*** Block opens ***

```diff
-      acc.x = fmaf(w, v.x, acc.x); acc.y = fmaf(w, v.y, acc.y); acc.z = fmaf(w, v.z, acc.z); acc.w = fmaf(w, v.w, acc.w);
-    }
-    tmp[e] = acc;
-  }
-  __syncthreads();
-  {
-    const int q = tid & 3, p = tid >> 2;
-    const int il_y = p / TL, il_x = p - il_y * TL;
-    const int iy = iy0 + il_y, ix = ix0 + il_x;
-    float4 acc = make_float4(0.f, 0.f, 0.f, 0.f);
-#pragma unroll
-    for (int k = 0; k < 5; ++k) {
-      const float w = wys[il_y][k];
-      const float4 v = tmp[((2 * il_y + k) * TL + il_x) * 4 + q];
-      acc.x = fmaf(w, v.x, acc.x); acc.y = fmaf(w, v.y, acc.y); acc.z = fmaf(w, v.z, acc.z); acc.w = fmaf(w, v.w, acc.w);
-    }
-    const bool in = iy < Hin && ix < Win;
+  const int b = blockIdx.z;
+  const int wix0 = (blockIdx.x * 4 + wv) * PW, ix = wix0 + pw;
+  const int r0 = blockIdx.y * UPB_BAND, r1 = min(r0 + UPB_BAND, Hin);
+  const int oy0 = max(2 * r0 - 2, 0), nrows = min(2 * r1, Ho - 1) - oy0 + 1;
+  float wx[5];
+#pragma unroll
+  for (int k = 0; k < 5; ++k) wx[k] = up_adj_w(ix, 2 * ix - 2 + k, Win, Wo);
+  const bool own = ix < Win;
+  const bool first = pw == 0, last = pw == PW - 1;
+  const bool ld_l = last && wix0 > 0 && wix0 < Win;
+  const bool ld_r = first && 2 * (wix0 + PW) < Wo;
+  const bool ld_h = ld_l || ld_r;
+  const int srcl = (lane - Q) & 63, srcr = (lane + Q) & 63;
+  const size_t rowsz = (size_t)Wo * C;
+  const size_t gu_b = (size_t)b * Ho * rowsz, g_b = (size_t)b * Hin * Win * C;
+  const unsigned ca = (unsigned)(2 * ix) * C + 4 * q;
+  const unsigned ch = (unsigned)(ld_l ? 2 * wix0 - 2 : 2 * (wix0 + PW)) * C + 4 * q;
+  const unsigned cg = (unsigned)ix * C + 4 * q;
+
+  float4 va[PF], vb[PF], h0[PF], h1[PF];
+#pragma unroll
+  for (int j = 0; j < PF; ++j) {
+    const size_t ro = gu_b + (size_t)(oy0 + min(j, nrows - 1)) * rowsz;
+    va[j] = ld_if<HS>(own, gu, ro + ca); vb[j] = ld_if<HS>(own, gu, ro + ca + C);
+    h0[j] = ld_if<HS>(ld_h, gu, ro + ch); h1[j] = ld_if<HS>(ld_l, gu, ro + ch + C);
+  }
+
+  const float4 zero = make_float4(0.f, 0.f, 0.f, 0.f);
+  float4 acc_a = zero, acc_b = zero;
+  int cur;
+  { int a1; float l0, l1; up_coord(oy0, Hin, Ho, cur, a1, l0, l1); }
+  const bool stats = bn_partials != nullptr;
+  float4 s1 = zero, s2 = zero, ynext = zero;
+  if (stats) {
+    if (tid < 2 * Q) bnp[tid / Q][tid % Q] = ld4((tid < Q ? bn_scale : bn_shift) + 4 * (tid % Q));
+    __syncthreads();
+    ynext = ld_if<HS>(own, bn_y, g_b + (size_t)r0 * Win * C + cg);
+  }
+  auto flush = [&](int row, float4 acc) {
+    if (row < r0 || row >= r1) return;
     acc = as_stored4<HS>(acc);
-    if (in) stA4<HS>(g, ((size_t)(b * Hin + iy) * Win + ix) * C + ch0 + 4 * q, acc);
-    if (bn_partials != nullptr) {
-      float4 d1 = make_float4(0.f, 0.f, 0.f, 0.f), d2 = d1;
-      if (in) {
-        const float4 yv = ldA4<HS>(bn_y, ((size_t)(b * Hin + iy) * Win + ix) * C + ch0 + 4 * q);
-        const float4 sc = ld4(bn_scale + ch0 + 4 * q), sh = ld4(bn_shift + ch0 + 4 * q);
-        d1.x = fmaf(yv.x, sc.x, sh.x) > 0.f ? acc.x : 0.f; d2.x = d1.x * yv.x;
-        d1.y = fmaf(yv.y, sc.y, sh.y) > 0.f ? acc.y : 0.f; d2.y = d1.y * yv.y;
-        d1.z = fmaf(yv.z, sc.z, sh.z) > 0.f ? acc.z : 0.f; d2.z = d1.z * yv.z;
-        d1.w = fmaf(yv.w, sc.w, sh.w) > 0.f ? acc.w : 0.f; d2.w = d1.w * yv.w;
+    const size_t e = g_b + (size_t)row * Win * C + cg;
+    if (own) stA4<HS>(g, e, acc);
+    if (stats) {
+      const float4 yv = ynext, sc = bnp[0][q], sh = bnp[1][q];
+      ynext = ld_if<HS>(own && row + 1 < r1, bn_y, e + (size_t)Win * C);
+      float d;
+      d = fmaf(yv.x, sc.x, sh.x) > 0.f ? acc.x : 0.f; s1.x += d; s2.x = fmaf(d, yv.x, s2.x);
+      d = fmaf(yv.y, sc.y, sh.y) > 0.f ? acc.y : 0.f; s1.y += d; s2.y = fmaf(d, yv.y, s2.y);
+      d = fmaf(yv.z, sc.z, sh.z) > 0.f ? acc.z : 0.f; s1.z += d; s2.z = fmaf(d, yv.z, s2.z);
+      d = fmaf(yv.w, sc.w, sh.w) > 0.f ? acc.w : 0.f; s1.w += d; s2.w = fmaf(d, yv.w, s2.w);
+    }
+  };
+
+  for (int base = 0; base < nrows; base += PF) {
+#pragma unroll
+    for (int j = 0; j < PF; ++j) {
+      const int r = base + j;
+      if (r >= nrows) break;
+      const int oy = oy0 + r;
+      const float4 a = va[j], bb = vb[j];
+      const float4 l2 = shfl4(sel4(last, h0[j], a), srcl), l1 = shfl4(sel4(last, h1[j], bb), srcl);
+      const float4 rr = shfl4(sel4(first, h0[j], a), srcr);
+      if (r + PF < nrows) {
+        const size_t ro = gu_b + (size_t)(oy + PF) * rowsz;
+        va[j] = ld_if<HS>(own, gu, ro + ca); vb[j] = ld_if<HS>(own, gu, ro + ca + C);
+        h0[j] = ld_if<HS>(ld_h, gu, ro + ch); h1[j] = ld_if<HS>(ld_l, gu, ro + ch + C);
       }
-      float v8[8] = {d1.x, d1.y, d1.z, d1.w, d2.x, d2.y, d2.z, d2.w};
-#pragma unroll
-      for (int m = 4; m < 64; m <<= 1)
-#pragma unroll
-        for (int j = 0; j < 8; ++j) v8[j] += __shfl_xor(v8[j], m);
-      __syncthreads();
-      float* const red = reinterpret_cast<float*>(hi);
-      if ((tid & 63) < 4) {
-#pragma unroll
-        for (int j = 0; j < 8; ++j) red[((tid >> 6) * 4 + (tid & 3)) * 8 + j] = v8[j];
-      }
-      __syncthreads();
-      if (tid < 32) {
-        const int qq = tid & 3, r = (tid >> 2) & 3, which = tid >> 4;
-        const float sum = (red[(0 * 4 + qq) * 8 + which * 4 + r] + red[(1 * 4 + qq) * 8 + which * 4 + r]) +
-                          (red[(2 * 4 + qq) * 8 + which * 4 + r] + red[(3 * 4 + qq) * 8 + which * 4 + r]);
-        const size_t row = ((size_t)b * gridDim.y + blockIdx.y) * gridDim.x + blockIdx.x;
-        bn_partials[(row * C + ch0 + 4 * qq + r) * 2 + which] = sum;
-      }
+      float4 h = zero;
+      fma4(wx[0], l2, h); fma4(wx[1], l1, h); fma4(wx[2], a, h); fma4(wx[3], bb, h); fma4(wx[4], rr, h);
+      int a0, a1; float l0f, l1f;
+      up_coord(oy, Hin, Ho, a0, a1, l0f, l1f);
+      if (cur < a0) { flush(cur, acc_a); acc_a = acc_b; acc_b = zero; ++cur; }
+      fma4(up_adj_w(cur, oy, Hin, Ho), h, acc_a);
+      fma4(up_adj_w(cur + 1, oy, Hin, Ho), h, acc_b);
+    }
+  }
+  flush(cur, acc_a);
+  flush(cur + 1, acc_b);
+
+  if (stats) {
+    float v8[8] = {s1.x, s1.y, s1.z, s1.w, s2.x, s2.y, s2.z, s2.w};
+#pragma unroll
+    for (int m = Q; m < 64; m <<= 1)
+#pragma unroll
+      for (int j = 0; j < 8; ++j) v8[j] += __shfl_xor(v8[j], m);
+    if (lane < Q) {
+#pragma unroll
+      for (int j = 0; j < 8; ++j) red[wv][lane][j] = v8[j];
+    }
+    __syncthreads();
+    if (tid < 2 * C) {
+      const int which = tid & 1, c = tid >> 1;
+      const int k = which * 4 + (c & 3);
+      const float sum = (red[0][c >> 2][k] + red[1][c >> 2][k]) + (red[2][c >> 2][k] + red[3][c >> 2][k]);
+      const size_t row = ((size_t)b * gridDim.y + blockIdx.y) * gridDim.x + blockIdx.x;
+      bn_partials[(row * C + c) * 2 + which] = sum;
     }
   }
 }
@@ -318,18 +355,23 @@
   SIFSR_LAUNCH_CHECK();
   return SIFSR_OK;
 }
+static bool up2x_bwd_streams(int B, int Hin, int Win, int C) {
+  return (C == 16 || C == 32 || C == 64) && B >= 1 && B <= 65535 && Hin >= 2 && Win >= 2 &&
+         (Hin + upb_band(C) - 1) / upb_band(C) <= 65535 && (size_t)2 * Win * C < ((size_t)1 << 31);
+}
 int up2x_bwd_stat_rows(int B, int Hin, int Win, int C) {
-  if (!((C == 16 || C == 32 || C == 64) && (size_t)B * (C / 16) <= 65535)) return 0;
-  return B * ((Hin + 7) / 8) * ((Win + 7) / 8);
+  if (!up2x_bwd_streams(B, Hin, Win, C)) return 0;
+  const size_t rows = (size_t)B * ((Hin + upb_band(C) - 1) / upb_band(C)) * ((Win + 1024 / C - 1) / (1024 / C));
+  return rows <= 0x7fffffff ? (int)rows : 0;
 }
 
 int launch_up2x_bwd(const float* gu, float* g, int B, int Hin, int Win, int C, hipStream_t s, const float* bn_y,
                     const float* bn_scale, const float* bn_shift, float* bn_partials) {
   if (C % 4) return SIFSR_ERR_SHAPE;
   if (bn_partials != nullptr && (!bn_y || !bn_scale || !bn_shift || up2x_bwd_stat_rows(B, Hin, Win, C) == 0)) return SIFSR_ERR_ARG;
-  if ((C == 16 || C == 32 || C == 64) && (size_t)B * (C / 16) <= 65535) {
-    const dim3 grid((Win + 7) / 8, (Hin + 7) / 8, B * (C / 16));
-#define SIFSR_UPB(CV, HV) hipLaunchKernelGGL((up2x_bwd_tile_kernel<CV, HV>), grid, dim3(256), 0, s, gu, g, Hin, Win, bn_y, bn_scale, bn_shift, bn_partials)
+  if (up2x_bwd_streams(B, Hin, Win, C)) {
+    const dim3 grid((Win + 1024 / C - 1) / (1024 / C), (Hin + upb_band(C) - 1) / upb_band(C), B);
+#define SIFSR_UPB(CV, HV) hipLaunchKernelGGL((up2x_bwd_stream_kernel<CV, HV>), grid, dim3(256), 0, s, gu, g, Hin, Win, bn_y, bn_scale, bn_shift, bn_partials)
     const bool hs = sifsr_half_storage();
     if (C == 16) { if (hs) SIFSR_UPB(16, true); else SIFSR_UPB(16, false); }
     else if (C == 32) { if (hs) SIFSR_UPB(32, true); else SIFSR_UPB(32, false); }
```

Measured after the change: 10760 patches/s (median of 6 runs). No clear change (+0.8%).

*** Block closes ***

» PROBLEM DETAILS
Take the entries above and copy out all lines with the string "bool".

» RESPONSE TO THIS TASK
-    const bool in = iy < Hin && ix < Win;
+  const bool own = ix < Win;
+  const bool first = pw == 0, last = pw == PW - 1;
+  const bool ld_l = last && wix0 > 0 && wix0 < Win;
+  const bool ld_r = first && 2 * (wix0 + PW) < Wo;
+  const bool ld_h = ld_l || ld_r;
+  const bool stats = bn_partials != nullptr;
+static bool up2x_bwd_streams(int B, int Hin, int Win, int C) {
     const bool hs = sifsr_half_storage();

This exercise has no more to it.